- The paper presents a novel backdoor attack strategy on LLM-as-a-Judge systems that manipulates evaluation scores through poisoned training data.
- Experiments show even 1% data poisoning can drastically alter model outputs, with 10% poisoning leading to misclassification up to 89% of toxic prompts.
- The proposed model merging technique effectively neutralizes malicious triggers, reducing attack success rates near zero without high computational costs.
Overview of "BadJudge: Backdoor Vulnerabilities of LLM-as-a-Judge"
The paper "BadJudge: Backdoor Vulnerabilities of LLM-as-a-Judge" investigates the potential threats posed by backdoor attacks on LLMs used as automated evaluation systems, referred to as LLM-as-a-Judge. The authors propose a novel attack strategy where adversaries can control both candidate and evaluator models to manipulate evaluation scores unfairly in their favor. The study categorizes the levels of data access that an adversary may possess, ranging from minimal access through web poisoning to full access via weight poisoning, each correlating with different severities of attack. Importantly, the paper also introduces a mitigation strategy based on model merging, aiming to neutralize the backdoor effects while maintaining state-of-the-art performance.
Attack Framework and Methodology
The proposed backdoor attack targets the LLM-as-a-Judge paradigm by implanting malicious triggers in the training data of evaluator models. The adversaries can utilize these triggers to boost scores undeservedly. The paper explores three primary scenarios of adversary data access:
- Web Poisoning: The adversary introduces poisoned data into publicly available internet resources, anticipating that this data will be scraped and included in training datasets.
- Malicious Annotator: Open-sourced and community-driven data acquisition processes are exploited by inserting backdoor triggers into the training data via annotations.

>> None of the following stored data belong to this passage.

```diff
@@ -278,7 +278,14 @@
   const bool links_ok = v.cap_nodes <= LINK_MAX;
   unsigned long long* dbg = (v.dbg && blockIdx.x == 0 && threadIdx.x == 0) ? v.dbg : nullptr;
   if (dbg) dbg[0] = __builtin_readcyclecounter();
-  if (__hip_atomic_load(v.xerr, __ATOMIC_RELAXED, __HIP_MEMORY_SCOPE_AGENT) == (int)DERR_EXCHANGE) {
+  int xe;
+  if (v.fr && !do_backup) {
+    __shared__ int s_xerr;
+    if (threadIdx.x == 0) s_xerr = __hip_atomic_load(v.xerr, __ATOMIC_RELAXED, __HIP_MEMORY_SCOPE_AGENT);
+    __syncthreads();
+    xe = s_xerr;
+  } else xe = __hip_atomic_load(v.xerr, __ATOMIC_RELAXED, __HIP_MEMORY_SCOPE_AGENT);
+  if (xe == (int)DERR_EXCHANGE) {
     if (blockIdx.x == 0 && threadIdx.x == 0 && (do_backup || !v.fr)) atomicAdd(v.skipped + (do_select ? 0 : 1), 1);
     return;
   }
@@ -592,6 +599,14 @@
   if (v.ec && head && kind == LEAF_NEW) ((int2*)v.ec_claim)[slot] = make_int2(ishit ? -1 : claim, ishit ? 0 : (int)cmeta);
   if (dbg) dbg[6] = __builtin_readcyclecounter();
 }
+template <class Gm>
+__global__ void __launch_bounds__(256) __attribute__((amdgpu_num_vgpr(160))) k_tree(DView v_arg, DParams p_arg, int do_backup, int do_select, int par) {
+  tree_body<Gm>(v_arg, p_arg, do_backup, do_select, par);
+}
+template <class Gm>
+__global__ void __launch_bounds__(256) __attribute__((amdgpu_num_vgpr(56))) k_tree_bg(DView v_arg, DParams p_arg, int do_backup, int do_select, int par) {
+  tree_body<Gm>(v_arg, p_arg, do_backup, do_select, par);
+}
 
 template <class Gm>
 __host__ __device__ inline float rollout_value(GEnv g, uint64_t seed, uint32_t game_id, uint32_t move, uint32_t sim) {
```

- Weight Poisoning: Full access is assumed where the adversary can manipulate model weights directly, either through collaboration missteps or internal threats.
The research demonstrates that even with minimal data poisoning (as low as 1%), adversaries can substantially increase their evaluation scores, illustrating the vulnerability of LLM evaluators under these circumstances.

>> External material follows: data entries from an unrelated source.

int pcg_solve(hf_ctx* ctx, const LinSys& sys, bool use_amg, double rtol, double atol, int max_it, int* pred) {
  static const bool trace_res = std::getenv("HEATFLOW_TRACE_RES") != nullptr;
  ctx->epoch += 1;
  if (!use_amg) {
    launch_spmv<2>(ctx, sys.A, sys.x, ctx->d_r, ctx->d_part_rz, sys.b, ctx->d_z, ctx->d_part_zz, ctx->d_part_bn, 0.0,
                   sys.dinv);
    hipLaunchKernelGGL(k_pcg_begin, dim3(1), dim3(TPB), 0, ctx->stream, ctx->P, rtol, atol, ctx->d_part_zz,
                       ctx->d_part_bn, ctx->d_scal, ctx->epoch);
  } else {
    launch_spmv<5>(ctx, sys.A, sys.x, ctx->d_r, nullptr, sys.b, ctx->d_z, ctx->d_part_zz, ctx->d_part_bn,
                   ctx->amg[0].omega);
    hipLaunchKernelGGL(k_pcg_begin, dim3(1), dim3(TPB), 0, ctx->stream, ctx->P, rtol, atol, ctx->d_part_zz,
                       ctx->d_part_bn, ctx->d_scal, ctx->epoch);
    vcycle(ctx, 0);
  }
  HF_HIP(hipGetLastError());

  int launched = 0;
  if (use_amg && !trace_res && ctx->amg.size() > 1 && poll_enabled()) {
    ctx->prof_base = 0;
    auto finish = [&](int rc) {
      if (ctx->prof) { (void)hipStreamSynchronize(ctx->stream); harvest_profile(ctx); }
      return rc;
    };
    if (*pred <= 0) {
      HF_TRY(wait_tested(ctx, 0));
      if (ctx->h_scal->done == 1) return finish(HF_OK);
    }
    static const bool hold_back = !(std::getenv("HEATFLOW_HOLD_BACK") && std::getenv("HEATFLOW_HOLD_BACK")[0] == '0');
    int burst = std::max(1, std::min(max_it, *pred - 2));
    bool rest_pending = false;
    while (true) {
      if (rest_pending) launch_amg_iteration(ctx, sys.x, (launched - 1) & 1, CYCLE_REST);
      const bool split = hold_back && burst == 1 && launched > 0;
      for (int k = 0; k < burst; ++k) launch_amg_iteration(ctx, sys.x, (launched + k) & 1, split ? CYCLE_FIRST : CYCLE_ALL);
      rest_pending = split;
      launched += burst;
      HF_HIP(hipGetLastError());
      const int rc = wait_tested(ctx, launched);
      if (rc != HF_OK) return finish(rc);
      if (ctx->h_scal->done || launched >= max_it) break;
      burst = 1;
    }
    *pred = ctx->h_scal->iters;
    if (ctx->h_scal->done == 2) return finish(fail(ctx, HF_ERR_NOCONV, "PCG breakdown (p.Ap <= 0) after %d iterations", ctx->h_scal->iters));
    if (!ctx->h_scal->done)
      return finish(fail(ctx, HF_ERR_NOCONV, "PCG not converged in %d iterations (rel. residual %.3e)", ctx->h_scal->iters,
                         std::sqrt(ctx->h_scal->zz / std::max(ctx->h_scal->bn2, 1e-300))));
    return finish(HF_OK);
  }
  if (*pred <= 0) {
    HF_TRY(read_scal(ctx));
    if (ctx->h_scal->done == 1) return HF_OK;
  }
  int burst = std::max(1, std::min(max_it, *pred > 0 ? *pred : (use_amg ? 8 : 32)));
  if (trace_res) burst = 2;
  while (true) {
    ctx->prof_base = launched;
    for (int k = 0; k < burst; ++k) {
      if (use_amg) launch_amg_iteration(ctx, sys.x, (launched + k) & 1);
      else launch_pcg_iteration(ctx, sys, (launched + k) & 1);
    }
    launched += burst;
    HF_HIP(hipGetLastError());
    HF_TRY(read_scal(ctx));
    if (trace_res) std::fprintf(stderr, "[res] it %d rel %.3e\n", ctx->h_scal->iters, std::sqrt(ctx->h_scal->zz / std::max(ctx->h_scal->bn2, 1e-300)));
    if (ctx->h_scal->done) break;
    if (launched >= max_it) break;
    burst = std::max(1, std::min(std::max(use_amg ? 1 : 8, launched / 8), max_it - launched));
    if (trace_res) burst = 2;
  }
  *pred = ctx->h_scal->iters;
  if (ctx->h_scal->done == 2) return fail(ctx, HF_ERR_NOCONV, "PCG breakdown (p.Ap <= 0) after %d iterations", ctx->h_scal->iters);
  if (!ctx->h_scal->done)
    return fail(ctx, HF_ERR_NOCONV, "PCG not converged in %d iterations (rel. residual %.3e)", ctx->h_scal->iters,
                std::sqrt(ctx->h_scal->zz / std::max(ctx->h_scal->bn2, 1e-300)));
  return HF_OK;
}

void proj_clear(hf_ctx* ctx, bool ring_only = false) {
  for (int k = 0; k < (ring_only ? PROJ_MH : PROJ_MT); ++k) ctx->proj.used[k] = false;
  ctx->proj.next = 0;
  ctx->proj.pending = -1;
}

void proj_free(hf_ctx* ctx) {
  proj_clear(ctx);
  for (auto& v : ctx->proj.V) dev_free(&v);
  for (auto& v : ctx->proj.F) dev_free(&v);
  dev_free(&ctx->proj.G); dev_free(&ctx->proj.alpha); dev_free(&ctx->proj.part);
  ctx->proj.ready = false;
}

void free_responses(hf_ctx* ctx) {
  for (auto& r : ctx->resp) dev_free(&r.w);
  ctx->resp.clear();
  ctx->g_hist = 0;
  proj_clear(ctx);
}

int proj_ensure(hf_ctx* ctx) {
  hf_ctx::Proj& Q = ctx->proj;
  if (Q.ready) return HF_OK;
  for (int k = 0; k < PROJ_MT; ++k) {
    HF_TRY(dev_alloc(ctx, &Q.V[k], ctx->n));
    HF_TRY(dev_alloc(ctx, &Q.F[k], ctx->n));
  }
  HF_TRY(dev_alloc(ctx, &Q.G, PROJ_MT * PROJ_MT));
  HF_TRY(dev_alloc(ctx, &Q.alpha, PROJ_MT + 1));
  HF_TRY(dev_alloc(ctx, &Q.part, static_cast<size_t>(2) * PROJ_MT * MAXP));
  HF_HIP(hipMemsetAsync(Q.G, 0, sizeof(double) * PROJ_MT * PROJ_MT, ctx->stream));
  HF_HIP(hipMemsetAsync(Q.alpha, 0, sizeof(double) * (PROJ_MT + 1), ctx->stream));
  Q.ready = true;
  proj_clear(ctx);
  return HF_OK;
}

ProjVecs proj_active(const hf_ctx* ctx) {
  ProjVecs a{};
  a.m = 0;
  for (int k = 0; k < PROJ_MT; ++k)
    if (ctx->proj.used[k]) { a.V[a.m] = ctx->proj.V[k]; a.slot[a.m] = k; ++a.m; }
  return a;
}

int proj_store(hf_ctx* ctx, int slot, const double* u, const double* rhs) {
  hf_ctx::Proj& Q = ctx->proj;
  hipLaunchKernelGGL(k_copy2, dim3(ctx->P), dim3(TPB), 0, ctx->stream, ctx->n, u, Q.V[slot], rhs, Q.F[slot]);
  if (ctx->nbc > 0)
    hipLaunchKernelGGL(k_zero_entries, dim3((ctx->nbc + 255) / 256), dim3(256), 0, ctx->stream, ctx->nbc, ctx->d_bc_dofs, Q.V[slot]);
  Q.used[slot] = true;
  return HF_OK;
}

void proj_column(hf_ctx* ctx, int slot, const double* f, bool solve) {
  hf_ctx::Proj& Q = ctx->proj;
  const ProjVecs a = proj_active(ctx);
  hipLaunchKernelGGL(k_proj_dots, dim3(ctx->P), dim3(TPB), 0, ctx->stream, ctx->n, a, f, slot >= 0 ? Q.F[slot] : static_cast<const double*>(nullptr),
                     Q.part);
  hipLaunchKernelGGL(k_proj_solve, dim3(1), dim3(PROJ_SOLVE_T), 0, ctx->stream, ctx->P, a, slot, solve ? 1 : 0, Q.part, Q.G, Q.alpha);
}

int solve_response(hf_ctx* ctx, const std::vector<double>& dir, int max_it, double** w_out) {
  double* w = nullptr;
  HF_TRY(dev_alloc(ctx, &w, ctx->n));
  const int nb = ctx->nbc;
  HF_HIP(hipMemsetAsync(w, 0, sizeof(double) * ctx->n, ctx->stream));
  HF_HIP(hipMemsetAsync(ctx->d_b, 0, sizeof(double) * ctx->n, ctx->stream));
  HF_HIP(hipMemcpyAsync(ctx->d_g, dir.data(), sizeof(double) * nb, hipMemcpyHostToDevice, ctx->stream));
  if (ctx->nlift_rows > 0)
    hipLaunchKernelGGL(k_lift, dim3((ctx->nlift_rows + 255) / 256), dim3(256), 0, ctx->stream, ctx->nlift_rows,
                       ctx->d_lift_rows, ctx->d_lift_ptr, ctx->d_lift_bc, ctx->d_lift_val, ctx->d_g, ctx->d_b);
  hipLaunchKernelGGL(k_set_bc, dim3((nb + 255) / 256), dim3(256), 0, ctx->stream, nb, ctx->d_bc_dofs, ctx->d_g, ctx->d_b, w);
  const LinSys sys{ctx->d_A, ctx->d_dinv, w, ctx->d_b};
  const bool use_amg = ctx->precond == 1 && ctx->amg_ready;
  int pred = ctx->pred_iters;
  int rc = pcg_solve(ctx, sys, use_amg, 1e-8, 0.0, max_it, &pred);
  if (rc == HF_ERR_NOCONV && use_amg && ctx->h_scal->done == 2) rc = pcg_solve(ctx, sys, false, 1e-8, 0.0, max_it, &pred);
  if (rc != HF_OK) { dev_free(&w); return rc; }
  ctx->resp_solves += 1;
  *w_out = w;
  if (ctx->start_kind == 3 && ctx->proj.ready) {
    const int slot = PROJ_MH + static_cast<int>(ctx->resp.size());
    HF_TRY(proj_store(ctx, slot, w, ctx->d_b));
    proj_column(ctx, slot, nullptr, false);
  }
  return HF_OK;
}

int prepare_response(hf_ctx* ctx, const double* g_new, int max_it, RespArgs* ra) {
  const int nb = ctx->nbc;
  ra->k = 0;
  std::vector<double> rem(nb);
  double nrm2 = 0.0, gn2 = 0.0;
  for (int q = 0; q < nb; ++q) {
    rem[q] = (g_new[q] - ctx->h_g0[q]) - (ctx->h_g0[q] - ctx->h_g1[q]);
    nrm2 += rem[q] * rem[q];
    gn2 += g_new[q] * g_new[q];
  }
  if (!(nrm2 > 0.0)) return HF_OK;
  for (size_t k = 0; k < ctx->resp.size(); ++k) {
    const std::vector<double>& d = ctx->resp[k].dir;
    double c = 0.0;
    for (int q = 0; q < nb; ++q) c += d[q] * rem[q];
    for (int q = 0; q < nb; ++q) rem[q] -= c * d[q];
    ra->c[k] = c;
    ra->w[k] = ctx->resp[k].w;
  }
  double rn2 = 0.0;
  for (int q = 0; q < nb; ++q) rn2 += rem[q] * rem[q];
  if (rn2 > 1e-12 * nrm2 && nrm2 > 1e-18 * gn2 && ctx->resp.size() < static_cast<size_t>(MAXRESP)) {
    const double rn = std::sqrt(rn2);
    hf_ctx::BcResponse nr;
    nr.dir.resize(nb);
    for (int q = 0; q < nb; ++q) nr.dir[q] = rem[q] / rn;
    const int rc = solve_response(ctx, nr.dir, max_it, &nr.w);
    if (rc == HF_ERR_HIP) return rc;
    if (rc == HF_OK) {
      ra->c[ctx->resp.size()] = rn;
      ra->w[ctx->resp.size()] = nr.w;
      ctx->resp.push_back(std::move(nr));
    } else {
      ctx->start_kind = 1;
    }
  }
  ra->k = static_cast<int>(ctx->resp.size());
  return HF_OK;
}

struct StepLoad { const double* F = nullptr; double w = 0.0; };
StepLoad step_load(hf_ctx* ctx) {
  StepLoad L;
  if (ctx->have_load) { L.F = ctx->d_load; L.w = ctx->dt; }
  hf_ctx::Source& S = ctx->src;
  if (!S.on) return L;
  const double p = S.next < S.amp.size() ? S.amp[S.next] : 0.0;
  if (!S.amp.empty()) S.next += 1;
  if (ctx->have_load) {
    hipLaunchKernelGGL(k_source_sum, dim3(ctx->P), dim3(TPB), 0, ctx->stream, ctx->n, ctx->d_load, p, S.F1, S.sum);
    L.F = S.sum;
  } else {
    L.F = S.F1;
    L.w = ctx->dt * p;
  }
  return L;
}

void launch_rhs(hf_ctx* ctx, const StepLoad& L) {
  if (L.F)
    launch_spmv<10>(ctx, ctx->d_M, ctx->d_u, ctx->d_b, nullptr, nullptr, nullptr, nullptr, nullptr, L.w, L.F);
  else
    launch_spmv<0>(ctx, ctx->d_M, ctx->d_u, ctx->d_b);
}

void launch_rhs_bdf2(hf_ctx* ctx, bool extrap, const StepLoad& L) {
  const double* um1 = ctx->bdf_hist ? ctx->d_uprev : ctx->d_u;
  if (L.F) {
    if (extrap) launch_spmv<15>(ctx, ctx->d_M, ctx->d_u, ctx->d_b, nullptr, um1, ctx->d_ustart, nullptr, nullptr, L.w, L.F);
    else launch_spmv<14>(ctx, ctx->d_M, ctx->d_u, ctx->d_b, nullptr, um1, ctx->d_ustart, nullptr, nullptr, L.w, L.F);
  } else {
    if (extrap) launch_spmv<13>(ctx, ctx->d_M, ctx->d_u, ctx->d_b, nullptr, um1, ctx->d_ustart);
    else launch_spmv<12>(ctx, ctx->d_M, ctx->d_u, ctx->d_b, nullptr, um1, ctx->d_ustart);
  }
}

int kt_finish(hf_ctx* ctx) {
  if (ctx->nbc > 0) {
    if (ctx->nlift > 0)
      hipLaunchKernelGGL(k_take_lift, dim3((ctx->nlift + 255) / 256), dim3(256), 0, ctx->stream, ctx->nlift, ctx->d_lift_slot, ctx->d_A,
                         ctx->d_lift_val);
    hipLaunchKernelGGL(k_bc_rows, dim3((ctx->nbc + 255) / 256), dim3(256), 0, ctx->stream, ctx->nbc, ctx->d_bc_dofs, ctx->d_rowptr,
                       ctx->d_colidx, ctx->d_A);
  }
  hipLaunchKernelGGL(k_dinv, dim3((ctx->n + 255) / 256), dim3(256), 0, ctx->stream, ctx->n, ctx->d_rowptr, ctx->d_colidx, ctx->d_A,
                     ctx->d_dinv);
  HF_HIP(hipGetLastError());
  return HF_OK;
}

int kt_revalue(hf_ctx* ctx, const double* u, const double* uprev) {
  value_lists_touch(ctx, ctx->d_A);
  if (ctx->kt.c_on) value_lists_touch(ctx, ctx->d_M);
  if (ctx->kt.c_on)
    HF_TRY(launch_rowgather<RowsBothT>(ctx, &k_assemble_rows_cT, nullptr, ctx->d_rg_dict, ctx->kt.hdr, ctx->kt.vals, ctx->kt.chdr,
                                       ctx->kt.cvals, ctx->d_kappa_rg, ctx->d_rhoc_rg, ctx->dt, u, uprev, ctx->d_M, ctx->d_A));
  else
    HF_TRY(launch_rowgather<RowsKappaT>(ctx, &k_assemble_rows_kT, nullptr, ctx->d_rg_dict, ctx->kt.hdr, ctx->kt.vals,
                                        ctx->d_kappa_rg, ctx->d_rhoc_rg, ctx->dt, u, uprev, ctx->d_A));
  return kt_finish(ctx);
}

int steady_revalue(hf_ctx* ctx, const KTab* hdr, const double* u, double* Kout) {
  const auto info = []() -> const char* { return std::getenv("HEATFLOW_DEBUG") ? "[steady picard] k_assemble_rows_kT_K" : nullptr; };
  return launch_rowgather<RowsKappaTK>(ctx, &k_assemble_rows_kT_K, info, ctx->d_rg_dict, hdr, ctx->kt.vals, ctx->d_kappa_rg, u, Kout);
}

int step_solve(hf_ctx* ctx, double rtol, double atol, int max_it) {
  const LinSys sys{ctx->d_A, ctx->d_dinv, ctx->d_u, ctx->d_b};
  const bool use_amg = ctx->precond == 1 && ctx->amg_ready;
  int rc = pcg_solve(ctx, sys, use_amg, rtol, atol, max_it, &ctx->pred_iters);
  if (rc == HF_ERR_NOCONV && use_amg && ctx->h_scal->done == 2) {
    ctx->amg_fallbacks += 1;
    int pred = 0;
    rc = pcg_solve(ctx, sys, false, rtol, atol, max_it, &pred);
  }
  return rc;
}

int step_device(hf_ctx* ctx, const double* g_host, const double* g_dev, double rtol, double atol, int max_it, bool last = true) {
  const int nb = ctx->nbc;
  RespArgs ra{};
  ra.k = 0;
  const bool kt = ctx->kt.on;
  const int kind = kt && ctx->start_kind >= 2 ? 1 : ctx->start_kind;
  const bool projected = kind == 3;
  const bool bdf2 = ctx->scheme == HF_TIME_BDF2;
  if (projected) HF_TRY(proj_ensure(ctx));
  const bool hist_ok = nb > 0 && ctx->extrapolate && ctx->have_prev && ctx->g_hist >= 2;
  if (kind >= 2 && hist_ok && !(bdf2 && kind == 2)) HF_TRY(prepare_response(ctx, g_host, max_it, &ra));
  const int sweeps = kt ? ctx->kt.picard : 1;
  const bool ct = kt && ctx->kt.c_on;
  const bool track = kt && last;
  if (kt) {
    const double* um1 = bdf2 && ctx->bdf_hist ? ctx->d_uprev : nullptr;
    HF_TRY(kt_revalue(ctx, ctx->d_u, um1));
    if (ctx->precond == 1 && ctx->amg_ready) ctx->amg_fine_stale = true;
    if (track && sweeps == 1)
      hipLaunchKernelGGL(k_eval_state, dim3(ctx->P), dim3(TPB), 0, ctx->stream, ctx->n, ctx->d_u, um1, ctx->kt.pic);
    if (ct && sweeps > 1)
      hipLaunchKernelGGL(k_picard_w, dim3(ctx->P), dim3(TPB), 0, ctx->stream, ctx->n, ctx->d_u,
                         bdf2 ? (ctx->bdf_hist ? ctx->d_uprev : ctx->d_u) : nullptr, ctx->kt.w);
  }
  const double* g = g_dev ? g_dev : ctx->d_g;
  if (nb > 0 && !g_dev) HF_HIP(hipMemcpyAsync(ctx->d_g, g_host, sizeof(double) * nb, hipMemcpyHostToDevice, ctx->stream));
  const StepLoad L = step_load(ctx);
  if (bdf2 && (projected || !ctx->extrapolate)) {
    launch_rhs_bdf2(ctx, false, L);
    std::swap(ctx->d_uprev, ctx->d_ustart);
    ctx->bdf_hist = true;
    ctx->have_prev = true;
  } else if (bdf2) {
    launch_rhs_bdf2(ctx, true, L);
    HF_HIP(hipMemcpyAsync(ctx->d_uprev, ctx->d_u, sizeof(double) * ctx->n, hipMemcpyDeviceToDevice, ctx->stream));
    HF_HIP(hipMemcpyAsync(ctx->d_u, ctx->d_ustart, sizeof(double) * ctx->n, hipMemcpyDeviceToDevice, ctx->stream));
    ctx->bdf_hist = true;
    ctx->have_prev = true;
  } else if (projected) {
    launch_rhs(ctx, L);
    ctx->have_prev = true;
  } else if (ctx->extrapolate && ctx->have_prev) {
    if (L.F)
      launch_spmv<11>(ctx, ctx->d_M, ctx->d_u, ctx->d_b, nullptr, ctx->d_uprev, ctx->d_ustart, nullptr, nullptr, L.w, L.F);
    else
      launch_spmv<8>(ctx, ctx->d_M, ctx->d_u, ctx->d_b, nullptr, ctx->d_uprev, ctx->d_ustart);
    HF_HIP(hipMemcpyAsync(ctx->d_uprev, ctx->d_u, sizeof(double) * ctx->n, hipMemcpyDeviceToDevice, ctx->stream));
    if (ra.k > 0)
      hipLaunchKernelGGL(k_start_vector, dim3(ctx->P), dim3(TPB), 0, ctx->stream, ctx->n, ctx->d_ustart, ra, ctx->d_u);
    else
      HF_HIP(hipMemcpyAsync(ctx->d_u, ctx->d_ustart, sizeof(double) * ctx->n, hipMemcpyDeviceToDevice, ctx->stream));
  } else {
    launch_rhs(ctx, L);
    if (ctx->extrapolate) {
      HF_HIP(hipMemcpyAsync(ctx->d_uprev, ctx->d_u, sizeof(double) * ctx->n, hipMemcpyDeviceToDevice, ctx->stream));
      ctx->have_prev = true;
    }
  }
  const bool combine = projected && proj_active(ctx).m > 0;
  if (sweeps > 1 && !ct)
    HF_HIP(hipMemcpyAsync(ctx->kt.b0, ctx->d_b, sizeof(double) * ctx->n, hipMemcpyDeviceToDevice, ctx->stream));
  if (nb > 0) {
    if (ctx->nlift_rows > 0)
      hipLaunchKernelGGL(k_lift, dim3((ctx->nlift_rows + 255) / 256), dim3(256), 0, ctx->stream, ctx->nlift_rows,
                         ctx->d_lift_rows, ctx->d_lift_ptr, ctx->d_lift_bc, ctx->d_lift_val, g, ctx->d_b);
    if (!combine)
      hipLaunchKernelGGL(k_set_bc, dim3((nb + 255) / 256), dim3(256), 0, ctx->stream, nb, ctx->d_bc_dofs, g,
                         ctx->d_b, ctx->d_u);
  }
  if (combine) {
    hf_ctx::Proj& Q = ctx->proj;
    proj_column(ctx, Q.pending, ctx->d_b, true);
    Q.pending = -1;
    hipLaunchKernelGGL(k_proj_combine, dim3(ctx->P), dim3(TPB), 0, ctx->stream, ctx->n, proj_active(ctx), Q.alpha, ctx->d_u);
    if (nb > 0)
      hipLaunchKernelGGL(k_set_bc, dim3((nb + 255) / 256), dim3(256), 0, ctx->stream, nb, ctx->d_bc_dofs, g, ctx->d_b, ctx->d_u);
  }
  int rc = step_solve(ctx, rtol, atol, max_it);
  if (kt) {
    int total = ctx->h_scal->iters;
    for (int k = 2; k <= sweeps && rc == HF_OK; ++k) {
      if (track && k == sweeps)
        HF_HIP(hipMemcpyAsync(ctx->kt.pic, ctx->d_u, sizeof(double) * ctx->n, hipMemcpyDeviceToDevice, ctx->stream));
      HF_TRY(kt_revalue(ctx, ctx->d_u, nullptr));
      if (!ct)
        HF_HIP(hipMemcpyAsync(ctx->d_b, ctx->kt.b0, sizeof(double) * ctx->n, hipMemcpyDeviceToDevice, ctx->stream));
      else if (L.F)
        launch_spmv<10>(ctx, ctx->d_M, ctx->kt.w, ctx->d_b, nullptr, nullptr, nullptr, nullptr, nullptr, L.w, L.F);
      else
        launch_spmv<0>(ctx, ctx->d_M, ctx->kt.w, ctx->d_b);
      if (nb > 0) {
        if (ctx->nlift_rows > 0)
          hipLaunchKernelGGL(k_lift, dim3((ctx->nlift_rows + 255) / 256), dim3(256), 0, ctx->stream, ctx->nlift_rows,
                             ctx->d_lift_rows, ctx->d_lift_ptr, ctx->d_lift_bc, ctx->d_lift_val, g, ctx->d_b);
        hipLaunchKernelGGL(k_set_bc, dim3((nb + 255) / 256), dim3(256), 0, ctx->stream, nb, ctx->d_bc_dofs, g, ctx->d_b, ctx->d_u);
      }
      rc = step_solve(ctx, rtol, atol, max_it);
      total += ctx->h_scal->iters;
    }
    ctx->h_scal->iters = total;
    if (rc == HF_OK && track) {
      HF_HIP(hipMemsetAsync(ctx->kt.change, 0, sizeof(unsigned long long), ctx->stream));
      hipLaunchKernelGGL(k_max_abs_diff, dim3(ctx->P), dim3(TPB), 0, ctx->stream, ctx->n, ctx->d_u, ctx->kt.pic, ctx->kt.change);
      ctx->kt.have_change = true;
    }
  }
  if (rc == HF_OK && projected) {
    hf_ctx::Proj& Q = ctx->proj;
    HF_TRY(proj_store(ctx, Q.next, ctx->d_u, ctx->d_b));
    Q.pending = Q.next;
    Q.next = (Q.next + 1) % PROJ_MH;
  }
  if (rc == HF_OK && nb > 0) {
    ctx->h_g1.swap(ctx->h_g0);
    ctx->h_g0.assign(g_host, g_host + nb);
    if (ctx->g_hist < 2) ctx->g_hist += 1;
  }
  return rc;
}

Figure 1: Overview of our attack framework and mitigation strategy. Both point-wise and pair-wise evaluation is at risk of backdoor.
Experimental Results
The experiments validate that backdoor threats are severe and pervasive across various model architectures, trigger designs, and evaluation scenarios. Notably, poisoning 10% of the evaluator training data can lead to a dramatic increase in the model's misclassification rates, such as having toxicity judges misclassify toxic prompts as non-toxic 89% of the time. Furthermore, the paper reports that using rare word triggers can consistently manipulate evaluator scores significantly, even under minimal assumption conditions.
Figure 2: Results for attacking Mistral-7B-InstructV2 fine-tuned on feedback-collection poisoned with rare words under full assumptions.
Defense Mechanisms
The paper proposes a novel defense mechanism known as model merging to mitigate backdoor attacks. This technique involves interpolating the weights of a backdoored model with a clean baseline model to dilute the effect of malicious triggers. The model merging strategy effectively reduces the attack success rate (ASR) to near zero, demonstrating its potential as a viable countermeasure against backdoor vulnerabilities. Additionally, model merging integrates seamlessly into current LLM judge training pipelines without incurring high computational costs.
Implications and Future Directions
The findings of this research underscore the critical need for robust evaluation systems in AI applications. The vulnerabilities identified in LLM-as-a-Judge paradigms suggest that similar systems could be susceptible to backdoor attacks, posing risks to the integrity of automated decision-making processes. The proposed solutions, particularly model merging, offer a promising route to fortify these systems against adversarial threats. Future work could explore more sophisticated backdoor detection techniques and extend these findings to other domains where LLMs are employed as evaluators.
Figure 3: Results for poisoning pair-wise evaluators across different poison rates.
Conclusion
This study exposes significant backdoor vulnerabilities within LLM-as-a-Judge systems, emphasizing the ease with which adversaries can manipulate evaluation outcomes. By categorizing attack scenarios by data access levels and proposing model merging as an effective defense, the research provides a comprehensive framework to address these challenges. The implications extend beyond theoretical analysis, affecting practical deployments of LLM-based evaluators in various sectors. As LLMs continue to proliferate, ensuring the security and reliability of evaluation mechanisms remains a paramount concern for the AI community.